@@ -145,6 +175,19 @@
     uint64_t base;
     uint32_t width;
 };
+template <bool MULTI, int BPT>
+struct BuMultiWalk {
+    BuMultiTile d = {}, l = {};
+    uint32_t off[BPT] = {};
+    uint32_t off_width = 0xFFFFFFFFu;
+    BuRunCursor cur = bu_no_run();
+};
+template <int BPT>
+struct BuMultiWalk<false, BPT> {};
+template <int BPT>
+__device__ __forceinline__ uint32_t bu_walk_n(const BuMultiWalk<true, BPT>& w) { return w.d.n; }
+template <int BPT>
+__device__ __forceinline__ uint32_t bu_walk_n(const BuMultiWalk<false, BPT>&) { return 0u; }
 enum { BU_LAYOUT_STRIP = 0, BU_LAYOUT_RECT = 1, BU_LAYOUT_MULTI = 2,
        BU_LAYOUT_MULTI_WHOLE = 3,
        BU_LAYOUT_RECTS = 4 };
@@ -207,6 +250,8 @@
     auto tile_of_draw = [&](uint32_t d) { return gridDim.x + 8u * d + (blockIdx.x & 7u); };
     if (ticket && tid == 0) my_draw = atomicAdd(my_counter, 1u);
     BuTileDesc td = {in, out, 0u, 0u, base, 0u}, tl = td;
+    BuMultiWalk<MULTI, BPT> mw;
+    constexpr uint32_t OUT_BYTES = TARGET == BU_TGT_RGBA ? 16u : (uint32_t)bu_out_words(TARGET) * 4u;
     constexpr bool RUNS_IN_LDS = (MULTI || RECTS) && PREFETCH;
     __shared__ uint4 s_runs[RUNS_IN_LDS ? (RECTS ? sizeof(BuRectTable) : sizeof(BuRunTable)) / 16 : 1];
     const BuRunTable* R = runs;
@@ -219,26 +264,28 @@
     }
     auto uni32 = [](uint32_t x) { return (uint32_t)__builtin_amdgcn_readfirstlane((int)x); };
     auto uni64 = [&](uint64_t x) { return (uint64_t)uni32((uint32_t)x) | ((uint64_t)uni32((uint32_t)(x >> 32)) << 32); };
-    auto desc_of = [&](unsigned t, BuTileDesc& d) {
+    auto desc_of = [&](unsigned t, BuMultiTile& d) {
         if constexpr (MULTI) {
             if (t < n_tiles) {
-                uint32_t r = 0;
-#pragma unroll
-                for (unsigned c = 0; c < BU_MULTI_RUNS + 32; c += 64) {
-                    const uint32_t cnt = (uint32_t)__popcll(__ballot(R->first_tile[c + lane] <= t));
-                    if (cnt) r = c + cnt - 1u;
-                }
-                r = (uint32_t)__builtin_amdgcn_readfirstlane((int)r);
-                const BuRunDesc rv = R->run[r];
-                const BuRunDesc rd = {reinterpret_cast<const uint4*>(uni64(reinterpret_cast<uint64_t>(rv.in))), reinterpret_cast<void*>(uni64(reinterpret_cast<uint64_t>(rv.out))),
-                                      uni64(rv.base), uni32(rv.n), uni32(rv.vshift)};
-                const uint32_t lt = t - uni32(R->first_tile[r]);
-                if (rd.vshift != BU_RUN_STRIPS) {
-                    const uint32_t ty = lt >> rd.vshift, tx = lt & ((1u << rd.vshift) - 1u), width = (uint32_t)BU_RECT_W << rd.vshift;
-                    d = BuTileDesc{rd.in, rd.out, (uint32_t)(BU_TILE / BU_RECT_W) * ty * width + (uint32_t)BU_RECT_W * tx, (uint32_t)BU_TILE, rd.base, width};
-                } else {
-                    const uint32_t first = lt * (uint32_t)BU_TILE, left = rd.n - first;
-                    d = BuTileDesc{rd.in, rd.out, first, left < (uint32_t)BU_TILE ? left : (uint32_t)BU_TILE, rd.base, 0u};
+                if (!bu_cursor_holds(mw.cur, t)) {
+                    uint32_t r = 0;
+                    uint32_t ln = lane;
+                    asm volatile("" : "+v"(ln));
+#pragma unroll
+                    for (unsigned c = 0; c < BU_MULTI_RUNS + 32; c += 64) {
+                        const uint32_t cnt = (uint32_t)__popcll(__ballot(R->first_tile[c + ln] <= t));
+                        if (cnt) r = c + cnt - 1u;
+                    }
+                    r = (uint32_t)__builtin_amdgcn_readfirstlane((int)r);
+                    const BuRunDesc rv = R->run[r];
+                    const BuRunRec rd = {uni64(reinterpret_cast<uint64_t>(rv.in)), uni64(reinterpret_cast<uint64_t>(rv.out)), uni64(rv.base), uni32(rv.n), uni32(rv.vshift)};
+                    mw.cur = bu_run_cursor(rd, uni32(R->first_tile[r]), (uint32_t)BU_TILE);
+                }
+                d = bu_tile_of(mw.cur, t, (uint32_t)BU_TILE, OUT_BYTES, TARGET == BU_TGT_RGBA ? bpr : 0u);
+                if (d.width != mw.off_width) {
+                    mw.off_width = d.width;
+#pragma unroll
+                    for (int j = 0; j < BPT; j++) mw.off[j] = bu_lane_off(WHOLE, d.width, (unsigned)(j * WGS) + tid);
                 }
             }
         }
@@ -255,16 +302,30 @@
             }
         }
     };
-    desc_of(tile, td);
+    if constexpr (MULTI) desc_of(tile, mw.d);
+    if constexpr (MULTI) mw.l = mw.d;
     tl = td;
     rect_of(tile, qd);
     ql = qd;
-    auto run_idx = [&](const BuTileDesc& d, unsigned l) { return d.first + ((WHOLE || d.width) ? (l / BU_RECT_W) * d.width + (l % BU_RECT_W) : l); };
-    auto blk_src = [&](unsigned t, unsigned l) { return RECTS ? reinterpret_cast<const uint4*>(bu_rect_src(ql, l)) : MULTI ? tl.in + run_idx(tl, l) : in + gidx(t, l); };
-    auto ld_blk = [&](unsigned t, unsigned l) { return (MULTI || RECTS) ? bu_ld_stream_global(blk_src(t, l)) : bu_ld_stream(blk_src(t, l)); };
+    auto blk_src = [&](unsigned t, unsigned l) { return RECTS ? reinterpret_cast<const uint4*>(bu_rect_src(ql, l)) : in + gidx(t, l); };
+    auto ld_one = [&](unsigned t, unsigned l) { return RECTS ? bu_ld_stream_global(blk_src(t, l)) : bu_ld_stream(blk_src(t, l)); };
+    auto ld_blk = [&](unsigned t, unsigned l, int j) {
+        if constexpr (MULTI) return bu_ld_stream_global(mw.l.in, mw.off[j]);
+        else return ld_one(t, l);
+    };
+    auto store_offsets = [&](uint32_t (&so)[MULTI ? BPT : 1]) {
+        if constexpr (MULTI) {
+#pragma unroll
+            for (int j = 0; j < BPT; j++) so[j] = mw.off[j];
+            if (mw.d.width != mw.off_width) {
+#pragma unroll
+                for (int j = 0; j < BPT; j++) so[j] = bu_lane_off(WHOLE, mw.d.width, (unsigned)(j * WGS) + tid);
+            }
+        }
+    };
     auto blk_valid = [&](unsigned t, unsigned l) {
         if constexpr (RECTS) return t < n_tiles && bu_rect_has(ql, l);
-        else if constexpr (MULTI) return t < n_tiles && (WHOLE || l < tl.n);
+        else if constexpr (MULTI) return t < n_tiles && (WHOLE || l < mw.l.n);
         else return RECT ? t < n_tiles : (t < n_tiles && gidx(t, l) < n_blocks && in_tile(l));
     };
     constexpr BuTableRange TR = bu_table_range(TARGET);
@@ -284,7 +345,7 @@
     uint4 v[BU_BPT];
 #pragma unroll
     for (int j = 0; j < BU_BPT; j++)
-        v[j] = (RECT || blk_valid(tile, j * BU_WG + tid)) ? ld_blk(tile, j * BU_WG + tid) : make_uint4(0, 0, 0, 0);
+        v[j] = (RECT || blk_valid(tile, j * BU_WG + tid)) ? ld_blk(tile, j * BU_WG + tid, j) : make_uint4(0, 0, 0, 0);
     if constexpr (!SPLIT) {
 #pragma unroll
         for (int k = 0; k < TVN; k++) {
@@ -309,13 +370,13 @@
     unsigned par = 0;
     unsigned next_of_loop = 0;
     constexpr bool STORES_LAST = PREFETCH && MULTI && (TARGET == BU_TGT_BC7 || (TARGET == BU_TGT_ASTC && WGS == 256 && WHOLE));
-    auto key_of = [&](const BuTileDesc& d, unsigned l, uint32_t x) { return (WHOLE || l < d.n) ? (uint32_t)T.key_lut[bu_cost_row(TARGET)][x & 127u] : 31u; };
+    auto key_of = [&](const BuMultiTile& d, unsigned l, uint32_t x) { return (WHOLE || l < d.n) ? (uint32_t)T.key_lut[bu_cost_row(TARGET)][x & 127u] : 31u; };
     uint32_t next_key[STORES_LAST ? BU_BPT : 1];
     uint32_t drawn_tile = 0;
     if constexpr (STORES_LAST) {
         if (tile < n_tiles) {
 #pragma unroll
-            for (int j = 0; j < BU_BPT; j++) next_key[j] = key_of(td, j * BU_WG + tid, v[j].x);
+            for (int j = 0; j < BU_BPT; j++) next_key[j] = key_of(mw.d, j * BU_WG + tid, v[j].x);
         }
         if (ticket && tid == 0) drawn_tile = tile_of_draw(my_draw);
         __builtin_amdgcn_s_waitcnt(0x0F70);
@@ -329,7 +390,7 @@
             if constexpr (STORES_LAST) {
                 key[j] = next_key[j];
             } else {
-                const bool valid = WHOLE || (RECTS ? bu_rect_has(qd, (unsigned)(j * BU_WG) + tid) : MULTI ? (unsigned)(j * BU_WG) + tid < td.n : (tbase + j * BU_WG + tid < n_blocks && in_tile(j * BU_WG + tid)));
+                const bool valid = WHOLE || (RECTS ? bu_rect_has(qd, (unsigned)(j * BU_WG) + tid) : MULTI ? (unsigned)(j * BU_WG) + tid < bu_walk_n(mw) : (tbase + j * BU_WG + tid < n_blocks && in_tile(j * BU_WG + tid)));
                 key[j] = valid ? T.key_lut[bu_cost_row(TARGET)][v[j].x & 127u] : 31u;
             }
             uniform = uniform && (__ballot(key[j] == (uint32_t)__builtin_amdgcn_readfirstlane(key[j])) == ~0ull) && has_block(key[j]);
@@ -371,11 +432,21 @@
         next_of_loop = ntile;
         uint4 vn[BU_BPT];
         if constexpr (PREFETCH) {
-            desc_of(ntile, tl);
+            if constexpr (MULTI) desc_of(ntile, mw.l);
             rect_of(ntile, ql);
-#pragma unroll
-            for (int j = 0; j < BU_BPT; j++) {
-                vn[j] = blk_valid(ntile, j * BU_WG + tid) ? ld_blk(ntile, j * BU_WG + tid) : make_uint4(0, 0, 0, 0);
+            if constexpr (MULTI && WHOLE) {
+                if (ntile < n_tiles) {
+#pragma unroll
+                    for (int j = 0; j < BU_BPT; j++) vn[j] = ld_blk(ntile, j * BU_WG + tid, j);
+                } else {
+#pragma unroll
+                    for (int j = 0; j < BU_BPT; j++) vn[j] = make_uint4(0, 0, 0, 0);
+                }
+            } else {
+#pragma unroll
+                for (int j = 0; j < BU_BPT; j++) {
+                    vn[j] = blk_valid(ntile, j * BU_WG + tid) ? ld_blk(ntile, j * BU_WG + tid, j) : make_uint4(0, 0, 0, 0);
+                }
             }
         }
         if (ticket && tid == 0 && ntile < n_tiles) my_draw = atomicAdd(my_counter, 1u);
@@ -428,26 +499,29 @@
         if constexpr (STORES_LAST) {
             uint4 r[BU_BPT];
             bool has[BU_BPT];
-            auto out_idx = [&](int j) { return run_idx(td, j * BU_WG + tid); };
+            uint32_t so[BU_BPT];
+            store_offsets(so);
 #pragma unroll
             for (int j = 0; j < BU_BPT; j++) {
                 has[j] = has_block(key[j]);
                 if (has[j]) {
                     r[j] = sblk[dest[j]];
                     if ((r[j].x & 0xFFu) == 0u) {
-                        bu_report(status, td.base + out_idx(j), (int)r[j].w);
+                        bu_report(status, mw.d.base + bu_lane_block(mw.d, so[j]), (int)r[j].w);
                         r[j].w = 0;
                     }
                 }
             }
 #pragma unroll
-            for (int j = 0; j < BU_BPT; j++) next_key[j] = key_of(tl, j * BU_WG + tid, vn[j].x);
+            for (int j = 0; j < BU_BPT; j++) next_key[j] = key_of(mw.l, j * BU_WG + tid, vn[j].x);
             drawn_tile = tile_of_draw(my_draw);
             asm volatile("" : "+v"(drawn_tile));
 #pragma unroll
             for (int j = 0; j < BU_BPT; j++)
-                if (has[j]) bu_st_stream(reinterpret_cast<uint4*>(td.out) + out_idx(j), r[j]);
+                if (has[j]) bu_st_stream(mw.d.out, so[j], r[j]);
         } else {
+        [[maybe_unused]] uint32_t so[MULTI ? BU_BPT : 1];
+        store_offsets(so);
 #pragma unroll
         for (int j = 0; j < BU_BPT; j++) {
             if constexpr (RECTS) {
@@ -477,8 +551,34 @@
                 }
                 continue;
             }
+            if constexpr (MULTI) {
+                if (has_block(key[j])) {
+                    const uint32_t lo = so[j];
+                    if constexpr (INBLOCK) {
+                        uint4 r = sblk[dest[j]];
+                        if ((r.x & 0xFFu) == 0u) {
+                            bu_report(status, mw.d.base + bu_lane_block(mw.d, lo), (int)r.w);
+                            r.w = 0;
+                        }
+                        bu_st_stream(mw.d.out, lo, r);
+                    } else {
+                        const uint32_t st = sst[dest[j]];
+                        if (st) bu_report(status, mw.d.base + bu_lane_block(mw.d, lo), (int)st);
+                        if constexpr (TARGET == BU_TGT_RGBA) {
+                            const uint32_t row0 = bu_lane_off_rgba(mw.d, lo, bpr);
+#pragma unroll
+                            for (int r = 0; r < 4; r++) bu_st_stream(mw.d.out, row0 + (uint32_t)r * bpr * 16u, sout[r * BU_TILE + dest[j]]);
+                        } else {
+                            const uint4 r = sblk[dest[j]];
+                            if constexpr (bu_out_words(TARGET) == 2) bu_st_stream(mw.d.out, lo >> 1, make_uint2(r.x, r.y));
+                            else bu_st_stream(mw.d.out, lo, r);
+                        }
+                    }
+                }
+                continue;
+            }
             if (has_block(key[j])) {
-                const unsigned idx = MULTI ? run_idx(td, j * BU_WG + tid) : gidx(tile, j * BU_WG + tid);
+                const unsigned idx = gidx(tile, j * BU_WG + tid);
                 void* const out = td.out;
                 const unsigned long long base = td.base;
                 if constexpr (INBLOCK) {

:: Required action ::
Could you please copy the lines of the listing above exactly, from its first line through the line bearing "constexpr bool RUNS_IN_LDS", and nothing more?

:: Output below ::
@@ -145,6 +175,19 @@
     uint64_t base;
     uint32_t width;
 };
+template <bool MULTI, int BPT>
+struct BuMultiWalk {
+    BuMultiTile d = {}, l = {};
+    uint32_t off[BPT] = {};
+    uint32_t off_width = 0xFFFFFFFFu;
+    BuRunCursor cur = bu_no_run();
+};
+template <int BPT>
+struct BuMultiWalk<false, BPT> {};
+template <int BPT>
+__device__ __forceinline__ uint32_t bu_walk_n(const BuMultiWalk<true, BPT>& w) { return w.d.n; }
+template <int BPT>
+__device__ __forceinline__ uint32_t bu_walk_n(const BuMultiWalk<false, BPT>&) { return 0u; }
 enum { BU_LAYOUT_STRIP = 0, BU_LAYOUT_RECT = 1, BU_LAYOUT_MULTI = 2,
        BU_LAYOUT_MULTI_WHOLE = 3,
        BU_LAYOUT_RECTS = 4 };
@@ -207,6 +250,8 @@
     auto tile_of_draw = [&](uint32_t d) { return gridDim.x + 8u * d + (blockIdx.x & 7u); };
     if (ticket && tid == 0) my_draw = atomicAdd(my_counter, 1u);
     BuTileDesc td = {in, out, 0u, 0u, base, 0u}, tl = td;
+    BuMultiWalk<MULTI, BPT> mw;
+    constexpr uint32_t OUT_BYTES = TARGET == BU_TGT_RGBA ? 16u : (uint32_t)bu_out_words(TARGET) * 4u;
     constexpr bool RUNS_IN_LDS = (MULTI || RECTS) && PREFETCH;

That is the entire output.